Requirement. If a line below contains the string "visw", copy it out.
(Beginning of Working data)
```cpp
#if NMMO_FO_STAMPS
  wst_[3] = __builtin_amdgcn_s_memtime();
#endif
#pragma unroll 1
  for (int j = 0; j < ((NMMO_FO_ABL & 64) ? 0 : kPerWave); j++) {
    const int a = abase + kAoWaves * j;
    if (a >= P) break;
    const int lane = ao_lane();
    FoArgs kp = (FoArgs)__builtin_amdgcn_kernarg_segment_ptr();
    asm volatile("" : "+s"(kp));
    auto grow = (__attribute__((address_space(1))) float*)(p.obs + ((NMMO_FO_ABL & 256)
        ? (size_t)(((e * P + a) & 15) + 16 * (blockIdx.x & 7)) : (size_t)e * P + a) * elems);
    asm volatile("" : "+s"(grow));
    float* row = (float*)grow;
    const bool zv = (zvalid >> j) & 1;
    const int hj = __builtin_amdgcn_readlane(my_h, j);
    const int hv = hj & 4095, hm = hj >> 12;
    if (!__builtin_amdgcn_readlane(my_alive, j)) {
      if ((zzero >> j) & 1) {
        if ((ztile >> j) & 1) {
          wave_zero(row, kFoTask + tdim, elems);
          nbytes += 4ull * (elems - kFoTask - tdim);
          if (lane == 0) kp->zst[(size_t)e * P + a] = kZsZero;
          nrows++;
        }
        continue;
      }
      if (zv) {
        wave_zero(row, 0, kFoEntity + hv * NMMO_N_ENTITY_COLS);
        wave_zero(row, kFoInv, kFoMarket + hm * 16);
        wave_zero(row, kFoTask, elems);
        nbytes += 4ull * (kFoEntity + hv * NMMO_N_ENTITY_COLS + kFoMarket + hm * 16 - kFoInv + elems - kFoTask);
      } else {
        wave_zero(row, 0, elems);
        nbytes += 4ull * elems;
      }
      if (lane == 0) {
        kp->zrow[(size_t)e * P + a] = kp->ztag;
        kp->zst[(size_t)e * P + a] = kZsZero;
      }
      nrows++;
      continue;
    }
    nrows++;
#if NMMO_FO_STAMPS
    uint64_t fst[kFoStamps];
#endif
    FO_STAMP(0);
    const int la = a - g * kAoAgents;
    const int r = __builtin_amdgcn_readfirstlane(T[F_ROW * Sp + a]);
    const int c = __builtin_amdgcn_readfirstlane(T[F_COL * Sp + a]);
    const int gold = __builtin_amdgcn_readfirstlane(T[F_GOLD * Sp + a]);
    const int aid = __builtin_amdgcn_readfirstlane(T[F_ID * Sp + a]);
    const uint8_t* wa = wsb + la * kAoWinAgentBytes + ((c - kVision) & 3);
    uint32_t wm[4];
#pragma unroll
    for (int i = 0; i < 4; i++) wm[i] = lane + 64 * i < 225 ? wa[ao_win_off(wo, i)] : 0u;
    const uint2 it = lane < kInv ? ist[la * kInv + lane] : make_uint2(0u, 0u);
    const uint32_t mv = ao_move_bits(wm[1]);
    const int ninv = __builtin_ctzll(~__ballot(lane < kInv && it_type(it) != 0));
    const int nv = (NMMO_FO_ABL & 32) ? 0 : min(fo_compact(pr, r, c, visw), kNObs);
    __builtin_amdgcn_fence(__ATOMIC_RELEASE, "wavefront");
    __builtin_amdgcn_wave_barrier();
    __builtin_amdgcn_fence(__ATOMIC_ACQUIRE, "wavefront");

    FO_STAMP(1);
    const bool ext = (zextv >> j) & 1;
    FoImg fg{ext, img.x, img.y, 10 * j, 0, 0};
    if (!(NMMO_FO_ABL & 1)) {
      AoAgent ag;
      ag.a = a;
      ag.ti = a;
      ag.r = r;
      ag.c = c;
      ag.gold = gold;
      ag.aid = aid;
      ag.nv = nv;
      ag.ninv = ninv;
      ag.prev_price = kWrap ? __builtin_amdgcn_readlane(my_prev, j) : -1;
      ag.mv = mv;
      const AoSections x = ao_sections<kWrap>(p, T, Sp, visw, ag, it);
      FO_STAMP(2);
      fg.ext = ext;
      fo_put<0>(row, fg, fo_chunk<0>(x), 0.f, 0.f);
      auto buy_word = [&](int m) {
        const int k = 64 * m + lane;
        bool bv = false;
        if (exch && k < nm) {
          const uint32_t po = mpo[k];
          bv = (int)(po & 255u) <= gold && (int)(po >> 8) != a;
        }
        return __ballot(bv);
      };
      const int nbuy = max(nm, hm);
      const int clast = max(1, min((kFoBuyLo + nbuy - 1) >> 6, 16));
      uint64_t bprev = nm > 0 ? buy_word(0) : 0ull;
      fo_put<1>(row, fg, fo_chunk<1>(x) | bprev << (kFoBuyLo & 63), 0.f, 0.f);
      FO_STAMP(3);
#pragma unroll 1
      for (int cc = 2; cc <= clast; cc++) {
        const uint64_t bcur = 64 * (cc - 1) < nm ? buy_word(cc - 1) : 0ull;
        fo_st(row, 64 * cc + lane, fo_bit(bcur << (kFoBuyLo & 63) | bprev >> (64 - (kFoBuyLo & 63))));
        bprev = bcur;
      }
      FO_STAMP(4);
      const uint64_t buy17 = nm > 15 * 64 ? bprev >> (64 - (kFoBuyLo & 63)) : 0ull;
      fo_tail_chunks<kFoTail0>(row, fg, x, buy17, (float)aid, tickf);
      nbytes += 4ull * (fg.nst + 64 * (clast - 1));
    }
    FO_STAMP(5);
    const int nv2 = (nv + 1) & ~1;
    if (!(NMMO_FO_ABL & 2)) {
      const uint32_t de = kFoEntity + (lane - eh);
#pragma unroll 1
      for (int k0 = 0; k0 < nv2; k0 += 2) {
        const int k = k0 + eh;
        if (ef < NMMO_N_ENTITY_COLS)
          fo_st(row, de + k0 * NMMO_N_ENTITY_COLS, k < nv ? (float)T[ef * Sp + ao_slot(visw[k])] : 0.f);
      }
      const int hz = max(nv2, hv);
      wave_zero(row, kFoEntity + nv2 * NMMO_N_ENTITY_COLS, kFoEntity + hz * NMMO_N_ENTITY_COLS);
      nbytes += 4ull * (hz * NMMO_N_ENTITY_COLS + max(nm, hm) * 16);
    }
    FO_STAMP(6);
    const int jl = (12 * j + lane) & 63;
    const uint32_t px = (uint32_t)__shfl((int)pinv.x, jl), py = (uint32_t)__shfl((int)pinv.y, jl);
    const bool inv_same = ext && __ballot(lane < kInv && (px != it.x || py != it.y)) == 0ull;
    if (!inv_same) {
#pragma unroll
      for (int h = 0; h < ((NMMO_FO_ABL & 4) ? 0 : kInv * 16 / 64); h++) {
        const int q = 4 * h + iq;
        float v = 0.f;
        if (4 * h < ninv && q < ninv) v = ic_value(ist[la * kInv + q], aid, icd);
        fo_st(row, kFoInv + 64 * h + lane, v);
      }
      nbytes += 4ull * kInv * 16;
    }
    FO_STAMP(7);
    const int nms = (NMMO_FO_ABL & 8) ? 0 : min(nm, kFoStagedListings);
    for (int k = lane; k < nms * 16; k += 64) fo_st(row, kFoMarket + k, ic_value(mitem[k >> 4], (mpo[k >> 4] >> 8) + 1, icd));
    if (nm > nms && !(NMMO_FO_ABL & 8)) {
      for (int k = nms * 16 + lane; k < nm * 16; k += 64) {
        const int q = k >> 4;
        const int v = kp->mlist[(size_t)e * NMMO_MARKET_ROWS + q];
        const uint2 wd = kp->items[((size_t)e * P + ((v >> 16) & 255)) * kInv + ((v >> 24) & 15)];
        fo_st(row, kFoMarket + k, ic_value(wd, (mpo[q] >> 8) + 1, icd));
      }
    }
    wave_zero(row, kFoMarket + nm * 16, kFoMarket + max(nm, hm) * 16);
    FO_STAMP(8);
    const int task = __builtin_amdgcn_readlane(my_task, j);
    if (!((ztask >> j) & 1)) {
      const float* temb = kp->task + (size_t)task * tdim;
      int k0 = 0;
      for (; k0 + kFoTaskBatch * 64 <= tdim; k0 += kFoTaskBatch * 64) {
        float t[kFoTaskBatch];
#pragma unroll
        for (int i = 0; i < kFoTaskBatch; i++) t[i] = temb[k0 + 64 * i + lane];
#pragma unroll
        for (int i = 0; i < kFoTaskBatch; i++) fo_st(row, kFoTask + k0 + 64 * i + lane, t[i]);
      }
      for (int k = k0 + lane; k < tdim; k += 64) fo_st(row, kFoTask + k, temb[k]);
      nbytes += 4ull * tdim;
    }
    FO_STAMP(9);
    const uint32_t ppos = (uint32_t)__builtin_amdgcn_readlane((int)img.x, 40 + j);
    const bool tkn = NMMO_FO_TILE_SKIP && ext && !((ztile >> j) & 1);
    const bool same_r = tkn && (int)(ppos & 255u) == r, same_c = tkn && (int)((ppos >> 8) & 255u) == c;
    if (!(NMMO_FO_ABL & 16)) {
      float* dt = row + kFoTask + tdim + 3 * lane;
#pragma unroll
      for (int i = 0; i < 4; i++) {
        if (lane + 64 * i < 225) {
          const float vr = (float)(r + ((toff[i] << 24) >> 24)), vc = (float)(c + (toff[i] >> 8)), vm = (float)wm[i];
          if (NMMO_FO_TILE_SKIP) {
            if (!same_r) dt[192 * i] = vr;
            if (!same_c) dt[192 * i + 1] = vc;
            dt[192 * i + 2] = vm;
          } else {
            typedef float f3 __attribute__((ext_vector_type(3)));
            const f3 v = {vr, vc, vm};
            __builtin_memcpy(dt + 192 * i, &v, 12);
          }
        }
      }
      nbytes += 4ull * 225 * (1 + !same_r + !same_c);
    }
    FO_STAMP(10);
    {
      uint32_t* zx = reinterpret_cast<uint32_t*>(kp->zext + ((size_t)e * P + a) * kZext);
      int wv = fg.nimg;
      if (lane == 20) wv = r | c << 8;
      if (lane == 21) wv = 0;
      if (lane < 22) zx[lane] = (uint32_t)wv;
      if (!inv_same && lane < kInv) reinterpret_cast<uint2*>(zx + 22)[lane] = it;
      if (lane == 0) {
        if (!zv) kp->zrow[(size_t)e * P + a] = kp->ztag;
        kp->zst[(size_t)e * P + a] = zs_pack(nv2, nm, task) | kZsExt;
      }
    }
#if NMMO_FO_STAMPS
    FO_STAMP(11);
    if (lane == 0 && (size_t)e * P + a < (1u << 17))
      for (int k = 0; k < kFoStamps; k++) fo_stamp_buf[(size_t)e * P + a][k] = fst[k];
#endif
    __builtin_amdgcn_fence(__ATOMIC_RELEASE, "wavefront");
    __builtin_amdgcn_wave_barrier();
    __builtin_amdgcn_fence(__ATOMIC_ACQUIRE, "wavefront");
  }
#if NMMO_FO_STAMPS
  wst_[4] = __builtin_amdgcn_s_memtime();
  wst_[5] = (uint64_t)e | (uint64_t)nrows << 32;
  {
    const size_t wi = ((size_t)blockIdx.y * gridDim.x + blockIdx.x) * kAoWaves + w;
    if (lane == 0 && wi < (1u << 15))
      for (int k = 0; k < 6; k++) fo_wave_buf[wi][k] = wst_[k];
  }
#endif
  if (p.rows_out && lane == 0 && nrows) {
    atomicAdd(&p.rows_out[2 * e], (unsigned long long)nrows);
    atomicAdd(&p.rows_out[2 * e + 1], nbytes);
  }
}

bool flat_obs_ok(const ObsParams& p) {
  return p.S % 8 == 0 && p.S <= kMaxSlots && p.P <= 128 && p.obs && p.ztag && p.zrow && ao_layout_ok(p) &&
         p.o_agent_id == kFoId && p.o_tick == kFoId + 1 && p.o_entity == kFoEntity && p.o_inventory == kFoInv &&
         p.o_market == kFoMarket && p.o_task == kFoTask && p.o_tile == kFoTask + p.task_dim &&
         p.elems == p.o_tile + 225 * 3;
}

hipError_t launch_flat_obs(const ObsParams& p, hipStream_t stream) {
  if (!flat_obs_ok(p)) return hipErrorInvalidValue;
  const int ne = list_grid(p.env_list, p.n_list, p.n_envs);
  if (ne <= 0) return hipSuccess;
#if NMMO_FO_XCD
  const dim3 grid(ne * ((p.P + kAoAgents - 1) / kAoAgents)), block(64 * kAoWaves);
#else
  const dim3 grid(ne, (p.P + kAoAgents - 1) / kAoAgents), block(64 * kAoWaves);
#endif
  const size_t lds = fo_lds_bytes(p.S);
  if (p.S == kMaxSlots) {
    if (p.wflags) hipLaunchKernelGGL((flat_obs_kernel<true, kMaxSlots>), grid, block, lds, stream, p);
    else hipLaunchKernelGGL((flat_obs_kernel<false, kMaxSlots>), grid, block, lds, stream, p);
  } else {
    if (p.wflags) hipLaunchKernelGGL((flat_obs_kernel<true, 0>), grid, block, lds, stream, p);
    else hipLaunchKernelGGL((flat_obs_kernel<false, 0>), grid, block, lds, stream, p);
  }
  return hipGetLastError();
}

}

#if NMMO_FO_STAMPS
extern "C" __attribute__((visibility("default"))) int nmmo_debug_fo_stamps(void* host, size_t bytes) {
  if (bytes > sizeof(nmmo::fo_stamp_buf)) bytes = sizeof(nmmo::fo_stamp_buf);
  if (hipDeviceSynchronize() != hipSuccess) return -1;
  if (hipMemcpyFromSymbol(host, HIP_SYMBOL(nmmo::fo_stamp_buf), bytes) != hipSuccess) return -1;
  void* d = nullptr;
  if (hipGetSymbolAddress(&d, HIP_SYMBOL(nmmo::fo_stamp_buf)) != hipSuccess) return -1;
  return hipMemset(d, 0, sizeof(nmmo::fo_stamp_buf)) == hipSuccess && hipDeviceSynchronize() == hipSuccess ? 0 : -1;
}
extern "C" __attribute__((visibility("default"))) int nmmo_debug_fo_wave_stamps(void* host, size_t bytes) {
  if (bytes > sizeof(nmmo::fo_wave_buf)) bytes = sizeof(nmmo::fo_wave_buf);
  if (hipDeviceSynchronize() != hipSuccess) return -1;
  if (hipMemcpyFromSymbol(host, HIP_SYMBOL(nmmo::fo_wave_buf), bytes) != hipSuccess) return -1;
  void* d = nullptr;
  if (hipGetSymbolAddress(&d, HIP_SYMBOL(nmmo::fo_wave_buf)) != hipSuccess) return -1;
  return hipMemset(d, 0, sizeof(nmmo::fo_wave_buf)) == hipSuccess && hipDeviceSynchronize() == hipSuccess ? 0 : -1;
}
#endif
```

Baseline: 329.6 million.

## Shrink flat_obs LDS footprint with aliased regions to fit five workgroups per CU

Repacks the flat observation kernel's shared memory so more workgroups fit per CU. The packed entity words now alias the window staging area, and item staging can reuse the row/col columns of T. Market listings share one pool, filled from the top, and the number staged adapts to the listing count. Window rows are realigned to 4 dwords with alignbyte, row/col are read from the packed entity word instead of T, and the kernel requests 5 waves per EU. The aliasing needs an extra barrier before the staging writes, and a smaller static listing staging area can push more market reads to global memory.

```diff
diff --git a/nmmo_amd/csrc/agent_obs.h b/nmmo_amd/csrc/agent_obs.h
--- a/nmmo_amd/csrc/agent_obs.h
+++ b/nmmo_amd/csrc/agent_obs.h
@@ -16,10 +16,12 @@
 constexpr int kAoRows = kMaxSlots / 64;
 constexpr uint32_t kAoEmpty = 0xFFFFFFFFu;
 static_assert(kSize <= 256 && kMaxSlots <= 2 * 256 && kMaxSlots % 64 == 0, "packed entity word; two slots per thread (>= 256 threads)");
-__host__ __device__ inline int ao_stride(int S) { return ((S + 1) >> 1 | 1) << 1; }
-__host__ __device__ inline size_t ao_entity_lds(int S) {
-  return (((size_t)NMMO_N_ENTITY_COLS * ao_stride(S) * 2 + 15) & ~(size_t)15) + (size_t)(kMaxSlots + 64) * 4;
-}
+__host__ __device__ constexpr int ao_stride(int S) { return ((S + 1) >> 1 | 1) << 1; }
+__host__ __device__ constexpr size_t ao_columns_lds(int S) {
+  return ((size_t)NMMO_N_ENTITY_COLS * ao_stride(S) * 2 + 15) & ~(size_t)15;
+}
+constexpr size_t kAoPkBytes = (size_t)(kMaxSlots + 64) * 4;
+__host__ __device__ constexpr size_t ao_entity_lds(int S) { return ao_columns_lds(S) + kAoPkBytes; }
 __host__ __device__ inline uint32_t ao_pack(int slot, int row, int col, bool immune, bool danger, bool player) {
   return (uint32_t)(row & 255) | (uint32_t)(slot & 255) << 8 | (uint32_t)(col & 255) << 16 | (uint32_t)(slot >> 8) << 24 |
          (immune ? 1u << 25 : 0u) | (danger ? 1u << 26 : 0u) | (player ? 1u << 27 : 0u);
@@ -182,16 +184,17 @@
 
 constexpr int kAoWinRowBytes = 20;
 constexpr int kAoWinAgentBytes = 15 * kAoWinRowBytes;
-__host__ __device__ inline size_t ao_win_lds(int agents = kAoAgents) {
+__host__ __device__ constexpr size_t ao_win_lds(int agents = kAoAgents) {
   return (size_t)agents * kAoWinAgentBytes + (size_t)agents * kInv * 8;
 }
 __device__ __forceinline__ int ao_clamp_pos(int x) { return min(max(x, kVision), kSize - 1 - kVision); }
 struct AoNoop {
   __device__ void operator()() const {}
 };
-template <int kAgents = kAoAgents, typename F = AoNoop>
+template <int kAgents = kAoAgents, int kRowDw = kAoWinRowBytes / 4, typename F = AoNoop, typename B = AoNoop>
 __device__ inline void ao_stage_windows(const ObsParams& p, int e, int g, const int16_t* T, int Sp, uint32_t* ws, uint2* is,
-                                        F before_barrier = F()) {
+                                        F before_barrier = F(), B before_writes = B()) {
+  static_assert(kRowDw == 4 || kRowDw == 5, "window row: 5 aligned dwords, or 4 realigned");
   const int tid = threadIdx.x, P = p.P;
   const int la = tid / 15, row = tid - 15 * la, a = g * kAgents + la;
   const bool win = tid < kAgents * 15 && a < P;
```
(End of Working data)
Task output.
    const int nv = (NMMO_FO_ABL & 32) ? 0 : min(fo_compact(pr, r, c, visw), kNObs);
      const AoSections x = ao_sections<kWrap>(p, T, Sp, visw, ag, it);
          fo_st(row, de + k0 * NMMO_N_ENTITY_COLS, k < nv ? (float)T[ef * Sp + ao_slot(visw[k])] : 0.f);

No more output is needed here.